On Accelerating Concurrent PCA Computations for Financial Risk Applications

Principal component analysis (PCA) is a widely used mathematical technique for dimensionality reduction that works by identifying a smaller number of linearly uncorrelated variables (principal components) to explain the variation found in a data set. PCA as a technique has applications in almost all engineering disciplines including financial engineering. In this paper, we focus on PCA computations that arise in a (financial) real time risk management system (RTRM). A RTRM system has to simultaneously compute risk measures such as value-at-risk (VaR) or haircuts for large portfolios on a frequent basis. Typically, the portfolios on which these risk measures are computed, consist of thousands of financial assets. A general framework involves computation of the correlation matrix for the assets in the portfolio followed by the application of PCA to the correlation matrix and using the obtained principal components to eventually estimate the desired risk measure.
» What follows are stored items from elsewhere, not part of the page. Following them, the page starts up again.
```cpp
struct LdrRef {
    Mat L; Vec d; Mat R;
    int* jpvt = nullptr;
    bool* tri = nullptr;
    Mat X{nullptr, 0};
    bool* xok = nullptr;
    void touch() const { if (xok) *xok = false; }
};
struct LdrStore {
    int n = 0, C = 0;
    DevPtr<double> L, d, R, X;
    DevPtr<int> jpvt;
    std::unique_ptr<bool[]> tri, xok;
    int alloc(int k, int n_, int C_, bool with_x = false) {
        n = n_; C = C_;
        const size_t nn = (size_t)n * n;
        DQ_TRY(dev_alloc(L, (size_t)k * C * nn)); DQ_TRY(dev_alloc(d, (size_t)k * C * n));
        DQ_TRY(dev_alloc(R, (size_t)k * C * nn)); DQ_TRY(dev_alloc(jpvt, (size_t)k * C * n));
        if (with_x) DQ_TRY(dev_alloc(X, (size_t)k * C * nn));
        tri.reset(new bool[k]()); xok.reset(new bool[k]());
        return 0;
    }
    LdrRef at(int i) const {
        const long nn = (long)n * n;
        LdrRef f{Mat{L.get() + (long)i * C * nn, nn}, Vec{d.get() + (long)i * C * n, (long)n}, Mat{R.get() + (long)i * C * nn, nn},
                 jpvt.get() + (long)i * C * n, &tri[i]};
        if (X) { f.X = Mat{X.get() + (long)i * C * nn, nn}; f.xok = &xok[i]; }
        return f;
    }
};

struct Ctx {
    int n = 0, C = 0, device = 0;
    long nn = 0;
    hipStream_t stream = nullptr;
    static constexpr int NT = 6, NV = 5;
    DevPtr<double> pool;
    DevPtr<double> vpool;
    DevPtr<int> ipool;
    DevPtr<unsigned long long> qsync;
    DevPtr<int> qabort;
    DevPtr<double> tinv;
    DevPtr<double> qpw;
    DevPtr<int> qpivpos;
    DevPtr<double> trinv;
    KernelPlan plan{};

    Mat T(int k) const { return Mat{pool.get() + (long)k * C * nn, nn}; }
    Vec V(int k) const { return Vec{vpool.get() + (long)k * C * n, (long)n}; }
    int* jpvt() const { return ipool.get(); }
    int* lperm() const { return ipool.get() + (long)C * n; }
    int* rowpos() const { return ipool.get() + 2L * C * n; }
    int* info() const { return ipool.get() + 3L * C * n; }

    int init(int n_, int C_, int device_) {
        n = n_; C = C_; device = device_; nn = (long)n * n;
        DQ_HIP(hipSetDevice(device));
        DQ_TRY(init_device_kernels(device));
        DQ_HIP(hipStreamCreateWithFlags(&stream, hipStreamNonBlocking));
        DQ_TRY(dev_alloc(pool, (size_t)NT * C * nn));
        DQ_TRY(dev_alloc(vpool, (size_t)NV * C * n));
        DQ_TRY(dev_alloc(ipool, 3L * C * n + 4));
        plan = KernelPlan::pick(n, C);
        if (plan.qr == QrFamily::Cooperative) { DQ_TRY(dev_alloc(qsync, (size_t)qrcp_coop_sync_granules(n) * C)); DQ_TRY(dev_alloc(qabort, C)); }
        if (plan.qr == QrFamily::Panel) { DQ_TRY(dev_alloc(qpw, (size_t)qr_panel_work_doubles(n) * C)); DQ_TRY(dev_alloc(qpivpos, (size_t)n * C)); }
        if (plan.solve == KernelPlan::Solve::GaussJordan) DQ_TRY(dev_alloc(tinv, (size_t)2048 * C));
        if (plan.rinv == KernelPlan::Rinv::Blocked) DQ_TRY(dev_alloc(trinv, (size_t)16 * (n + 16) * C));
        DQ_HIP(hipMemsetAsync(ipool.get(), 0, sizeof(int) * (3L * C * n + 4), stream));
        return 0;
    }
    ~Ctx() { if (stream) (void)hipStreamDestroy(stream); }

    int gemm(CMat A, CMat B, Mat Cm, CVec rs = CVec(), CVec ks = CVec(), CVec cs = CVec(), int transA = 0, int accumulate = 0, Mat CT = Mat{nullptr, 0}) {
        GemmDesc g; g.A = A; g.B = B; g.C = Cm; g.CT = CT; g.rs = rs; g.ks = ks; g.cs = cs; g.n = n; g.transA = transA; g.accumulate = accumulate;
        return launch_gemm(g, C, stream);
    }
    int to_ldr(Mat A, LdrRef out, bool direct = true) {
        const bool keep = direct && out.jpvt != nullptr;
        QrWork w{V(4).p, (long)n, keep ? out.jpvt : jpvt(), (long)n};
        w.sync = qsync.get(); w.sync_stride = qrcp_coop_sync_granules(n); w.abort_words = qabort.get(); w.info = info();
        w.pw = qpw.get(); w.pw_stride = qr_panel_work_doubles(n); w.pivpos = qpivpos.get(); w.pivpos_stride = n;
        if (out.tri) *out.tri = keep;
        out.touch();
        return launch_to_ldr(plan.qr, A, out.L, out.d, out.R, w, n, C, stream);
    }
    int r_inverse_scaled(LdrRef F, CVec dinv, Mat scratch, Mat lu_scratch, Mat* Xout) {
        const Mat X = F.X.p ? F.X : scratch;
        *Xout = X;
        if (F.xok && *F.xok) return 0;
        if (F.tri && *F.tri && F.jpvt) {
            if (plan.rinv == KernelPlan::Rinv::Blocked) DQ_TRY(launch_tri_solve(F.R, F.jpvt, n, X, dinv, trinv.get(), 16L * (n + 16), n, C, stream));
            else DQ_TRY(launch_lu_solve(F.R, F.jpvt, n, X, dinv, 2, n, C, stream));
        } else {
            DQ_TRY(launch_copy(F.R, lu_scratch, nn, C, stream));
            DQ_TRY(launch_lu_blocked(lu_scratch, lperm(), n, rowpos(), n, nullptr, 0, info(), n, C, stream));
            DQ_TRY(launch_lu_solve(lu_scratch, lperm(), n, X, dinv, 1, n, C, stream));
        }
        if (F.xok) *F.xok = true;
        return 0;
    }
    int mat_mul_ldr(CMat M, LdrRef F, LdrRef out) {
        DQ_TRY(gemm(M, F.L, T(0), CVec(), CVec(), CVec(F.d)));
        LdrRef q{out.L, out.d, T(1)};
        DQ_TRY(to_ldr(T(0), q));
        if (out.tri) *out.tri = false;
        out.touch();
        return gemm(T(1), F.R, out.R);
    }
    int ldr_mul_mat(LdrRef F, CMat M, LdrRef out) {
        DQ_TRY(gemm(F.R, M, T(0), CVec(F.d)));
        LdrRef q{T(1), out.d, out.R, out.jpvt, out.tri};
        q.xok = out.xok;
        DQ_TRY(to_ldr(T(0), q));
        return gemm(F.L, T(1), out.L);
    }
    int ldr_mul_ldr(LdrRef F1, LdrRef F2, LdrRef out) {
        DQ_TRY(gemm(F1.R, F2.L, T(0), CVec(F1.d), CVec(), CVec(F2.d)));
        LdrRef q{T(1), out.d, T(2)};
        DQ_TRY(to_ldr(T(0), q));
        if (out.tri) *out.tri = false;
        out.touch();
        DQ_TRY(gemm(F1.L, T(1), out.L));
        return gemm(T(2), F2.R, out.R);
    }
    int solve(Mat M, Mat RHS, Mat out, double* logdet_acc, Mat* Y) {
        if (plan.solve == KernelPlan::Solve::GaussJordan) {
            DQ_TRY(launch_gj_solve(M, RHS, out, T(5), tinv.get(), lperm(), n, rowpos(), n, logdet_acc, 1, info(), n, C, stream));
            *Y = out; return 0;
        }
        DQ_TRY(launch_lu_blocked(M, lperm(), n, rowpos(), n, logdet_acc, 1, info(), n, C, stream));
        DQ_TRY(launch_lu_solve(M, lperm(), n, RHS, CVec(), 0, n, C, stream));
        *Y = RHS; return 0;
    }
    int inv_I_plus_ldr(LdrRef F, Mat G, double* logdet ) {
// ... 972 lines not shown
```

dqmc_amd/csrc/qr_panel.hip:

```cpp
#include "common.h"
#include "wave.h"
#include <utility>

namespace dq {

namespace {

#ifdef DQ_QP_STAMPS
#define QST(i) { unsigned long long t_; asm volatile("s_memtime %0\n\ts_waitcnt lgkmcnt(0)" : "=s"(t_) :: "memory"); if (threadIdx.x == 0) qst[i] = t_; }
#else
#define QST(i)
#endif

constexpr int QP_B = 16;
constexpr int QP_SR = 32;
#ifndef QP_SEL_ROWS
#define QP_SEL_ROWS 32
#endif
constexpr int QP_SEL = QP_SEL_ROWS;
typedef double d4 __attribute__((ext_vector_type(4)));

__device__ __forceinline__ unsigned qp_row_bits(unsigned r) {
    unsigned h = r * 0x9E3779B1u + 0x85EBCA77u;
    h ^= h >> 16; h *= 0x85EBCA6Bu; h ^= h >> 13; h *= 0xC2B2AE35u; h ^= h >> 16;
// ... 140 lines not shown
            if ((blk_live >> b) & 1u) {
                double dlo0 = 0.0, dlo1 = 0.0, dhi0 = 0.0, dhi1 = 0.0;
#pragma unroll
                for (int i = 0; i < 16; ++i) {
                    if (i <= J) { if (i & 1) dpp_fmac_self<J>(dlo1, a[b][i]); else dpp_fmac_self<J>(dlo0, a[b][i]); }
                    else { if (i & 1) dpp_fmac_self<J>(dhi1, a[b][i]); else dpp_fmac_self<J>(dhi0, a[b][i]); }
                }
                acc += (dhi0 + dhi1) + (((diag >> b) & 1u) ? 0.0 : dlo0 + dlo1);
                if ((diag >> b) & 1u) sh.prow[par][c] = a[b][J];
            }
        }
        const double part = rows4_sum(acc);
        if (g == 0) sh.part[par][c][wave] = part;
    } else if (g == 0) sh.part[par][c][wave] = 0.0;
    lds_barrier();
    double s_c = sh.part[par][c][0], s_j = sh.part[par][J][0];
#pragma unroll
    for (int q = 1; q < NW; ++q) { s_c += sh.part[par][c][q]; s_j += sh.part[par][J][q]; }
    const double alpha = sh.prow[par][J], apc = sh.prow[par][c];
    double beta, tau, scale;
    householder<2>(alpha, s_j, beta, tau, scale);
    const double zc = fma(scale, s_c, apc);
    if (c == J) myscale = scale;
    if (blk_live) {
        const double mcf = c > J ? -scale * tau * zc : 0.0;
#pragma unroll
        for (int b = 0; b < CPL; ++b) {
            if ((blk_live >> b) & 1u) {
                const bool isd = (diag >> b) & 1u;
                const double mlo = isd ? 0.0 : mcf;
#pragma unroll
                for (int i = 0; i < 16; ++i) {
                    if (i <= J) dpp_axpy_self<J>(a[b][i], mlo);
                    else dpp_axpy_self<J>(a[b][i], mcf);
                }
                const double newd = c > J ? fma(-tau, zc, a[b][J]) : beta;
                a[b][J] = (isd && c >= J) ? newd : a[b][J];
                dpp_fence(a[b]);
            }
        }
    }
    if (wave == 0) {
        double zt = myscale * zc;
        double tj = 0.0;
        dpp_fence1(zt);
        t_row_dot(tj, trow, zt, std::make_integer_sequence<int, J>{});
        trow[J] = c < J ? -tau * tj : (c == J ? tau : 0.0);
        if (g == 0 && c == J) tau_out[J] = tau;
    }
}

}

template <int NW, int CPL>
__global__ __launch_bounds__(64 * NW) void qp_panel_kernel(Mat Am, QrWork w, int n, int k) {
    __shared__ PanelShared<NW> sh;
    const int chain = blockIdx.y;
    double* __restrict__ A = Am.at(chain);
    double* __restrict__ pw = w.pw + (long)chain * w.pw_stride;
    const double* __restrict__ Y = pw;
    double* __restrict__ Vp = pw + (long)QP_SR * n + (long)n * k;
    double* __restrict__ Tm = pw + (long)QP_SR * n + (long)n * n + (long)QP_B * k;
    double* __restrict__ VTp = pw + (long)QP_SR * n + (long)n * n + (long)QP_B * n + (long)n * k;
    int* __restrict__ pivpos = w.pivpos + (long)chain * w.pivpos_stride;
    double* tau = w.tau + (long)chain * w.tau_stride;
    int* jpvt = w.jpvt + (long)chain * w.jpvt_stride;
    const int t = threadIdx.x, lane = t & 63, wave = t >> 6;

#ifdef DQ_QP_STAMPS
    __shared__ unsigned long long qst[40];
#endif
    QST(0)
    {
        unsigned live = 0u;
        double y[CPL][QP_SEL]; int pp[CPL];
#pragma unroll
        for (int q = 0; q < CPL; ++q) {
            const int col = t + 64 * NW * q, cc = col < n ? col : n - 1;
#pragma unroll
            for (int i = 0; i < QP_SEL; ++i) y[q][i] = Y[(long)i * n + cc];
            pp[q] = pivpos[cc];
        }
#pragma unroll
        for (int q = 0; q < CPL; ++q) {
            const int col = t + 64 * NW * q;
            if (col < n && pp[q] < 0) live |= 1u << q;
            if (col >= n) {
#pragma unroll
                for (int i = 0; i < QP_SEL; ++i) y[q][i] = 0.0;
            }
        }
        if (y[0][0] == 1.2345e300) live = 0u;
        QST(1)
#define QP_SEL_STEP(J) select_step<J, NW, CPL>(y, live, t, lane, wave, sh); QST(2 + J)
        QP_SEL_STEP(0) QP_SEL_STEP(1) QP_SEL_STEP(2) QP_SEL_STEP(3) QP_SEL_STEP(4) QP_SEL_STEP(5) QP_SEL_STEP(6) QP_SEL_STEP(7)
        QP_SEL_STEP(8) QP_SEL_STEP(9) QP_SEL_STEP(10) QP_SEL_STEP(11) QP_SEL_STEP(12) QP_SEL_STEP(13) QP_SEL_STEP(14) QP_SEL_STEP(15)
#undef QP_SEL_STEP
    }
    lds_barrier();
    const int c = lane & 15, g = lane >> 4;
    const int mycol = sh.sel[c];
    double a[CPL][16], trow[QP_B], myscale = 0.0;
    unsigned diag = 0u, blk_live = 0u;
#pragma unroll
    for (int b = 0; b < CPL; ++b) {
        const int r0 = 64 * NW * b + 64 * wave + 16 * g;
        if (r0 == k) diag |= 1u << b;
        if (64 * NW * b + 64 * wave + 64 > k && 64 * NW * b + 64 * wave < n) blk_live |= 1u << b;
        const double2* src = reinterpret_cast<const double2*>(A + (long)n * mycol + r0);
        const bool rows_live = r0 >= k && r0 < n;
#pragma unroll
        for (int i = 0; i < 16; i += 2) { const double2 v = rows_live ? src[i >> 1] : double2{0.0, 0.0}; a[b][i] = v.x; a[b][i + 1] = v.y; }
        dpp_fence(a[b]);
    }
#pragma unroll
    for (int i = 0; i < QP_B; ++i) trow[i] = 0.0;
    double* tau_out = tau + k;
#ifdef DQ_QP_STAMPS
    if (a[0][0] == 1.2345e300) myscale = 1.0;
#endif
    QST(18)
#define QP_PAN(J) panel_step<J, NW, CPL>(a, trow, myscale, diag, blk_live, c, g, wave, sh, tau_out); QST(19 + J)
    QP_PAN(0) QP_PAN(1) QP_PAN(2) QP_PAN(3) QP_PAN(4) QP_PAN(5) QP_PAN(6) QP_PAN(7)
    QP_PAN(8) QP_PAN(9) QP_PAN(10) QP_PAN(11) QP_PAN(12) QP_PAN(13) QP_PAN(14) QP_PAN(15)
#undef QP_PAN
#pragma unroll
    for (int b = 0; b < CPL; ++b) {
        const int r0 = 64 * NW * b + 64 * wave + 16 * g;
        if (r0 >= k && r0 < n) {
            const bool isd = (diag >> b) & 1u;
            double2* dst = reinterpret_cast<double2*>(A + (long)n * mycol + r0);
            double2* vdst = reinterpret_cast<double2*>(Vp + (long)n * c + r0);
            double v[16], vc[16];
#pragma unroll
            for (int i = 0; i < 16; ++i) {
                const bool below = !isd || i > c;
                v[i] = below ? a[b][i] * myscale : a[b][i];
                vc[i] = below ? v[i] : (i == c ? 1.0 : 0.0);
                VTp[(long)QP_B * (r0 + i) + c] = vc[i];
            }
#pragma unroll
            for (int i = 0; i < 16; i += 2) { dst[i >> 1] = double2{v[i], v[i + 1]}; vdst[i >> 1] = double2{vc[i], vc[i + 1]}; }
        }
    }
    if (wave == 0 && g == 0) {
#pragma unroll
        for (int i = 0; i < QP_B; ++i) Tm[c + QP_B * i] = trow[i];
        jpvt[k + c] = mycol;
        pivpos[mycol] = k + c;
    }
#ifdef DQ_QP_STAMPS
    asm volatile("s_waitcnt vmcnt(0)" ::: "memory");
    QST(35)
    __syncthreads();
    if (t == 0 && k == 0 && blockIdx.y == 0) {
        printf("panel k=0 n=%d (100 MHz ticks x 24 = clk @2.4GHz): load Y %llu | sel steps", n, qst[1] - qst[0]);
        for (int j = 0; j < 16; ++j) printf(" %llu", qst[2 + j] - qst[1 + j]);
        printf(" | gather %llu | panel steps", qst[18] - qst[17]);
        for (int j = 0; j < 16; ++j) printf(" %llu", qst[19 + j] - qst[18 + j]);
        printf(" | write-out %llu | total %llu\n", qst[35] - qst[34], qst[35] - qst[0]);
    }
#endif
}
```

In the case of large financial institutions, there could be several such portfolios corresponding to various clients and hence PCA has to be performed simultaneously on different correlation matrices. This scenario calls for an efficient high performance implementation and scheduling of concurrent PCA requests. This exposition addresses the stated scenario by proposing a solution for concurrent processing of multiple PCA requests. Concurrent processing of multiple PCA requests is achieved through suitable load distribution and scheduling mechanisms leading to optimal utilization of compute resources. The results are demonstrated on various high performance architectures including GP-GPUs and Intel based multi-core architectures. An important component of this work is a GPU based solution for PCA using CUDA streams.